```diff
diff --git a/xmhw_amd/csrc/plan.h b/xmhw_amd/csrc/plan.h
--- a/xmhw_amd/csrc/plan.h
+++ b/xmhw_amd/csrc/plan.h
@@ -8,6 +8,8 @@
 constexpr uint32_t kCodeHold = 0;
 constexpr uint32_t kCodeInvalid = 1;
 constexpr uint32_t make_entry(uint32_t code, bool counted) { return (code << 1) | (counted ? 1u : 0u); }
+
+constexpr int32_t sorted_direct_tracks(int32_t tracks_per_lane) { return tracks_per_lane <= 8 ? 6 : 12; }
 
 struct Chunk {
     int32_t warm_start;
@@ -42,6 +44,8 @@
     struct SortedPlan {
         std::vector<SortedChunk> chunks;
         std::vector<uint32_t> table, flags;
+        std::vector<uint64_t> pooled;
+        bool direct(size_t chunk, int32_t max_tracks) const;
     };
     SortedPlan sorted_plan(int32_t ntp, int32_t min_rows_per_piece, int64_t pieces_wanted) const;
 };
diff --git a/xmhw_amd/csrc/pybind.cpp b/xmhw_amd/csrc/pybind.cpp
--- a/xmhw_amd/csrc/pybind.cpp
+++ b/xmhw_amd/csrc/pybind.cpp
@@ -110,6 +110,7 @@
                                      flags.mutable_data()));
         return py::make_tuple(chunks, table, flags);
     });
+    m.def("_plan_sorted_direct", [](Ptr p, int64_t C) { int32_t v = 0; check(xmhw_plan_sorted_direct(p, C, &v)); return v; });
 
     m.def("plan_debug_stats", [](Ptr p, int enable, bool read) {
         py::array_t<uint64_t> out(16);
diff --git a/xmhw_amd/device.py b/xmhw_amd/device.py
--- a/xmhw_amd/device.py
+++ b/xmhw_amd/device.py
@@ -246,6 +246,10 @@
             for k in keys[4:]:
                 la[k] = bool(la[k])
         return {"supported": r[0] == 0, "launches": launches, "chunks": r[23], "sorted_pieces": r[24]}
+
+    def sorted_direct(self, C=1):
+        with as_xmhw_errors():
+            return int(self._h._plan_sorted_direct(self.handle, int(C)))
 
     def narrowed(self):
         return bool(self._h.plan_narrowed(self.handle))
```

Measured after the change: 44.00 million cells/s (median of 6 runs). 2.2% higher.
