# jshilong/GPT4RoI

Hardware: NVIDIA B200
Metric: samples_per_sec_prefill_336px_8roi_128tok_7b (higher is better)
Workload: dtype bf16

## Files before the change

gpt4roi_b200/csrc/attention_tcgen05.cu:

```cuda
#include <stdlib.h>

#include "common.cuh"
#include "ptx.cuh"
#include "act_type.cuh"

namespace G4R_NS {

constexpr int kFaBM = 128;
constexpr int kFaThreads = 256;
constexpr int kAtomBytes = 128 * 128;

struct FaParams {
  __nv_bfloat16* out;
  long long ldo, bso;
  int L, H;
  float scale;
  const int* seqlens;
  float* lse;
};

__device__ __forceinline__ void tmem_st_32x32b_x32(uint32_t taddr, const uint32_t (&r)[32]) {
  asm volatile(
      "tcgen05.st.sync.aligned.32x32b.x32.b32 [%0], "
      "{%1, %2, %3, %4, %5, %6, %7, %8, %9, %10, %11, %12, %13, %14, %15, %16, "
      "%17, %18, %19, %20, %21, %22, %23, %24, %25, %26, %27, %28, %29, %30, %31, %32};"
      ::"r"(taddr), "r"(r[0]), "r"(r[1]), "r"(r[2]), "r"(r[3]), "r"(r[4]), "r"(r[5]), "r"(r[6]), "r"(r[7]),
      "r"(r[8]), "r"(r[9]), "r"(r[10]), "r"(r[11]), "r"(r[12]), "r"(r[13]), "r"(r[14]), "r"(r[15]), "r"(r[16]),
      "r"(r[17]), "r"(r[18]), "r"(r[19]), "r"(r[20]), "r"(r[21]), "r"(r[22]), "r"(r[23]), "r"(r[24]),
      "r"(r[25]), "r"(r[26]), "r"(r[27]), "r"(r[28]), "r"(r[29]), "r"(r[30]), "r"(r[31])
      : "memory");
}
__device__ __forceinline__ void tmem_st_wait() { asm volatile("tcgen05.wait::st.sync.aligned;" ::: "memory"); }

using ptx::make_smem_desc_mn_sw128;

template <int D, int BN, bool CAUSAL>
__global__ void __launch_bounds__(kFaThreads, (BN == 64 ? 2 : 1))
fa_fwd_tcgen05(const __grid_constant__ CUtensorMap tm_q, const __grid_constant__ CUtensorMap tm_k,
               const __grid_constant__ CUtensorMap tm_v, const __grid_constant__ FaParams p) {
  constexpr int kFaBN = BN;
  constexpr int ATOMS = D / 64;
  constexpr int Q_BYTES = ATOMS * kAtomBytes;
  constexpr int KV_ATOM = BN * 128;
  constexpr int TILE_BYTES = ATOMS * KV_ATOM;
  constexpr int P_BYTES = (BN / 64) * kAtomBytes;
  constexpr int TMEM_COLS = (2 * BN + D) <= 256 ? 256 : 512;
  extern __shared__ __align__(1024) uint8_t smem[];
  uint8_t* sQ = smem;
  uint8_t* sK = sQ + Q_BYTES;
  uint8_t* sV = sK + 2 * TILE_BYTES;
  uint8_t* sP = sV + 2 * TILE_BYTES;
// ... 1 lines not shown
  uint64_t* q_full = bars;
  uint64_t* k_full = bars + 1;
  uint64_t* k_empty = bars + 3;
  uint64_t* v_full = bars + 5;
  uint64_t* v_empty = bars + 7;
  uint64_t* s_full = bars + 9;
  uint64_t* s_free = bars + 11;
  uint64_t* p_full = bars + 13;
  uint64_t* pv_done = bars + 14;
  uint32_t* tmem_slot = reinterpret_cast<uint32_t*>(bars + 15);

  const int warp = threadIdx.x >> 5, lane = threadIdx.x & 31;
  const int qb = CAUSAL ? (int)(gridDim.x - 1 - blockIdx.x) : (int)blockIdx.x, h = blockIdx.y, b = blockIdx.z;
  const int q0 = qb * kFaBM;
  const int row_base = b * p.L;
  const int Lk = p.seqlens ? min(max(p.seqlens[b], 1), p.L) : p.L;
  const int nblk = CAUSAL ? min((Lk + kFaBN - 1) / kFaBN, (q0 + kFaBM + kFaBN - 1) / kFaBN) : (Lk + kFaBN - 1) / kFaBN;

  if (warp == 0 && lane == 0) {
    ptx::prefetch_tensormap(&tm_q);
    ptx::prefetch_tensormap(&tm_k);
    ptx::prefetch_tensormap(&tm_v);
  }
  if (warp == 1 && lane == 0) {
    ptx::mbar_init(q_full, 1);
    for (int i = 0; i < 2; i++) {
      ptx::mbar_init(&k_full[i], 1);
      ptx::mbar_init(&k_empty[i], 1);
      ptx::mbar_init(&v_full[i], 1);
      ptx::mbar_init(&v_empty[i], 1);
      ptx::mbar_init(&s_full[i], 1);
      ptx::mbar_init(&s_free[i], 128);
    }
    ptx::mbar_init(p_full, 128);
    ptx::mbar_init(pv_done, 1);
    ptx::fence_barrier_init();
  }
  if (warp == 2) ptx::tmem_alloc(tmem_slot, TMEM_COLS);
  ptx::tcgen05_before_thread_sync();
  __syncthreads();
  ptx::tcgen05_after_thread_sync();
  const uint32_t tmem_base = *tmem_slot;
  const uint32_t tmem_o = tmem_base + 2 * kFaBN;

  if (warp == 0) {
    if (lane == 0) {
      ptx::mbar_arrive_expect_tx(q_full, Q_BYTES);
      for (int a = 0; a < ATOMS; a++)
        ptx::tma_load_2d(sQ + a * kAtomBytes, &tm_q, q_full, h * D + a * 64, row_base + q0);
      for (int j = 0; j < nblk; j++) {
        const int st = j & 1;
        const uint32_t ph = (j >> 1) & 1;
        ptx::mbar_wait(&k_empty[st], ph ^ 1);
        ptx::mbar_arrive_expect_tx(&k_full[st], TILE_BYTES);
        for (int a = 0; a < ATOMS; a++)
          ptx::tma_load_2d(sK + st * TILE_BYTES + a * KV_ATOM, &tm_k, &k_full[st], h * D + a * 64,
                           row_base + j * kFaBN);
        ptx::mbar_wait(&v_empty[st], ph ^ 1);
// ... 54 lines not shown
    constexpr float kTau = 8.0f;
    float m_used = -INFINITY, l_run = 0.f;
    for (int j = 0; j < nblk; j++) {
      const int sb = j & 1;
      ptx::mbar_wait(&s_full[sb], (j >> 1) & 1);
      ptx::tcgen05_after_thread_sync();
      const uint32_t ts = tmem_base + sb * kFaBN + lane_off;
      const int key0 = j * kFaBN;
      const bool need_mask = (key0 + kFaBN > Lk) || (CAUSAL && key0 + kFaBN - 1 > q0);
      uint32_t sv[kFaBN / 32][32];
#pragma unroll
      for (int cc = 0; cc < kFaBN / 32; cc++) ptx::tmem_ld_32x32b_x32(ts + cc * 32, sv[cc]);
      ptx::tmem_ld_wait();
      ptx::tcgen05_before_thread_sync();
      ptx::mbar_arrive(&s_free[sb]);
      float mx = -INFINITY;
#pragma unroll
      for (int cc = 0; cc < kFaBN / 32; cc++) {
#pragma unroll
        for (int i = 0; i < 32; i++) {
          float sc = __uint_as_float(sv[cc][i]);
          if (need_mask) {
            const int key = key0 + cc * 32 + i;
            if (key >= Lk || (CAUSAL && key > qrow)) sc = -INFINITY;
            sv[cc][i] = __float_as_uint(sc);
          }
          mx = fmaxf(mx, sc);
        }
      }
      const float m_new = fmaxf(m_used, mx);
      const bool grow = (m_new - m_used) * c > kTau;
      float alpha = 1.f;
      if (grow) {
        alpha = exp2f((m_used - m_new) * c);
        m_used = m_new;
      }
      const float mc = (m_used == -INFINITY ? 0.f : m_used) * c;
      uint32_t pk[kFaBN / 2];
      float lsum = 0.f;
#pragma unroll
      for (int cc = 0; cc < kFaBN / 32; cc++) {
#pragma unroll
        for (int i = 0; i < 16; i++) {
          const float p0 = exp2f(fmaf(__uint_as_float(sv[cc][2 * i]), c, -mc));
          const float p1 = exp2f(fmaf(__uint_as_float(sv[cc][2 * i + 1]), c, -mc));
          lsum += p0 + p1;
          __nv_bfloat162 hh = __floats2bfloat162_rn(p0, p1);
          pk[cc * 16 + i] = *reinterpret_cast<uint32_t*>(&hh);
        }
      }
      l_run = l_run * alpha + lsum;
      if (j > 0) {
        ptx::mbar_wait(pv_done, (j - 1) & 1);
        ptx::tcgen05_after_thread_sync();
        if (__any_sync(0xffffffffu, grow)) {
#pragma unroll 1
          for (int cc = 0; cc < D / 32; cc++) {
            uint32_t v[32];
            ptx::tmem_ld_32x32b_x32(tmem_o + lane_off + cc * 32, v);
            ptx::tmem_ld_wait();
#pragma unroll
            for (int i = 0; i < 32; i++) v[i] = __float_as_uint(__uint_as_float(v[i]) * alpha);
            tmem_st_32x32b_x32(tmem_o + lane_off + cc * 32, v);
// ... 69 lines not shown
  }
  cuuint64_t dims[2] = {(cuuint64_t)cols, (cuuint64_t)rows};
  cuuint64_t str[1] = {(cuuint64_t)ld * 2};
  cuuint32_t box[2] = {64, (cuuint32_t)box_rows};
  cuuint32_t estr[2] = {1, 1};
  CUresult r = enc(m, CU_TENSOR_MAP_DATA_TYPE_BFLOAT16, 2, const_cast<void*>(base), dims, str, box, estr,
                   CU_TENSOR_MAP_INTERLEAVE_NONE, CU_TENSOR_MAP_SWIZZLE_128B, CU_TENSOR_MAP_L2_PROMOTION_L2_256B,
                   CU_TENSOR_MAP_FLOAT_OOB_FILL_NONE);
  if (r != CUDA_SUCCESS) {
    set_error("attention: cuTensorMapEncodeTiled failed (CUresult %d)", (int)r);
    return G4R_ECUDA;
  }
  return G4R_OK;
}
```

* WORK ORDER *
Look for the string "warp" in the listing above and copy every line holding it.

* SOLUTION FOR THIS TASK *
  const int warp = threadIdx.x >> 5, lane = threadIdx.x & 31;
  if (warp == 0 && lane == 0) {
  if (warp == 1 && lane == 0) {
  if (warp == 2) ptx::tmem_alloc(tmem_slot, TMEM_COLS);
  if (warp == 0) {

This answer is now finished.